Cevap verme lütfünde bulunurlarsa, yayınlayalım cevaplarını...
1-Efendim iki hafta önünce yolumuz kuyular önü camisinin oraya düştü, biraz şadırvanda oturalım dedik... Ama gördüğümüz manzara içler acısıydı, bir insan olarak, bir Müslüman olarak gördüklerim beni çok üzdü...
Belki size göre üzüntüm yersiz olabilir, ama ben üzüldüm... Üzülmekle kalmadım kendi kendime yüksek sesli konuştum “vah benim güzel ülkem vah, vah benim güzel dinim vah” dedim, tabi sadece kendim duydum, dediklerimi...
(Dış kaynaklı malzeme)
@@ -350,7 +354,7 @@
 }
 
 template <int PASSES, int METRIC, bool COLS, bool PERSIST_T = false>
-__global__ void __cluster_dims__(TC_CLUSTER, 1, 1) __launch_bounds__(TC_THREADS, 1)
+__global__ void __cluster_dims__(TcCfg<PASSES>::CLUSTER, 1, 1) __launch_bounds__(TC_THREADS, 1)
 match_f32_tc_kernel(const __grid_constant__ CUtensorMap map_b_hi, const __grid_constant__ CUtensorMap map_b_lo,
                     const float *__restrict__ a_hi, const float *__restrict__ a_lo, int n_stride, int m_stride,
                     const int32_t *__restrict__ n_ref, const int32_t *__restrict__ n_cur,
@@ -358,6 +362,7 @@
                     vo_row_partial *__restrict__ part, unsigned long long *__restrict__ colkey,
                     long long *__restrict__ dbg, int pair_group, int row_elems, int lgrid_x, int n_pairs) {
     extern __shared__ uint8_t smem_raw[];
+    constexpr int TC_CLUSTER = TcCfg<PASSES>::CLUSTER;
     const uint32_t base = (smem_u32(smem_raw) + 1023u) & ~1023u;
     uint8_t *smem = smem_raw + (base - smem_u32(smem_raw));
 
@@ -429,7 +434,7 @@
     auto bar_tempty = [&](int g) { return s_bar + 8u * (2 * STAGES + 3 + g); };
     uint32_t *tmem_slot = reinterpret_cast<uint32_t *>(smem + Cfg::OFF_BAR + 8 * (2 * STAGES + 5));
     volatile float *srow2 = reinterpret_cast<volatile float *>(smem + Cfg::OFF_ROW2);
-    if (Cfg::H16 && threadIdx.x < 4 * TC_BM) srow2[threadIdx.x] = -INFINITY;
+    if (Cfg::ALLWARP && threadIdx.x < 4 * TC_BM) srow2[threadIdx.x] = -INFINITY;
 
     if (threadIdx.x == 0) {
         for (int s = 0; s < STAGES; ++s) {
@@ -437,7 +442,7 @@
             mbar_init(bar_empty(s), TC_CLUSTER);
         }
         mbar_init(bar_a, THREE ? 16 : (EXT ? 12 : 8));
-        for (int g = 0; g < 2; ++g) { mbar_init(bar_tfull(g), 1); mbar_init(bar_tempty(g), H16 ? 16 : 8); }
+        for (int g = 0; g < 2; ++g) { mbar_init(bar_tfull(g), 1); mbar_init(bar_tempty(g), Cfg::ALLWARP ? 16 : 8); }
         asm volatile("fence.mbarrier_init.release.cluster;" ::: "memory");
     }
     if (warp == TC_WARP_MMA) {
@@ -468,7 +473,7 @@
                     { TC_DBG_BEGIN(); mbar_wait(bar_empty(stage), phase ^ 1u); TC_DBG_END(0); }
                     const bool is_ext = EXT && item == NKB;
                     mbar_expect_tx(bar_full(stage), is_ext ? BN * TC_EXT_K * 4 : BLOCK_BYTES);
-                    if ((uint32_t)(it & 1) == crank) {
+                    if ((uint32_t)it % TC_CLUSTER == crank) {
                         const int kb = is_ext ? 0 : (THREE ? (item >> 1) : item);
                         const bool is_lo = is_ext || (THREE && (item & 1));
                         tma_load_2d_mc(s_b + stage * BLOCK_BYTES, is_lo ? &map_b_lo : &map_b_hi, kb * (H16 ? Cfg::KBOX : TC_KB), brow,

Niye mi? Caminin altında bulunan boş alanda bir tarafta “Alanya Müftülüğü kitap sergileme Reyonu” denilen bir yer vardı... Sanırım kitapların sayısı on beş yirmiyi geçmiyordu gördüğüm yerden...
Ama asıl konu kitapların çok gelişi güzel, çok berbat bir şekilde görüntü sergilemesiydi ve her tarafın toz toprak içinde oluşu...
Diğer tarafında “Alanya Müftülüğü Diyanet okuma salonu” yazıyordu ve orası toz toprak içindeydi... Masaların üstünde sünger minderler, naylon poşetler daha başka çirkin görüntüler can sıkıcı bir durumdu, en azından benim için...
Elbette çok üzüldüm bu manzara karşısında ve biraz da öfkelendim “Nuri Pakdil” anlatımı ile soylu bir öfke ile...
Bu ne rezillik dedim kendime “Bu nasıl bir sorumsuzluk?”  diye soracak birinin olmayışı, daha fazla üzüyor insanı, azıcık kalbin varsa...
 İnsan kendine muhatap bulamayınca daha bir üzülüyor, çaresizlik yaşıyor, ülkesi adına, dini adına...
Soracak kimse olmayınca kendime sordum... Üst de cami de kendilerine görevli denilen, imam müezzin arkadaşlar da mı, rahatsız olmuyorlar bu manzaradan, diye kendime düşündüm...
Sahi bu arkadaşları hiç mi ilgilendirmiyor bu çirkin görüntü ve nasıl bir şey bunları görmezden gelmek...
Sadece bunlar değil bizi üzen, şimdilik bunların cevabını almak “bu manzara neden böyle?” diye sormak adına  “o yerlerin resimlerini de koyarak” Müftülüğünüze bir mail attım... Ne yazık ki, bütün kamu kuruluşlarının yaptığı gibi, sizde duymazdan görmezden geldiniz ve cevap verilmedi...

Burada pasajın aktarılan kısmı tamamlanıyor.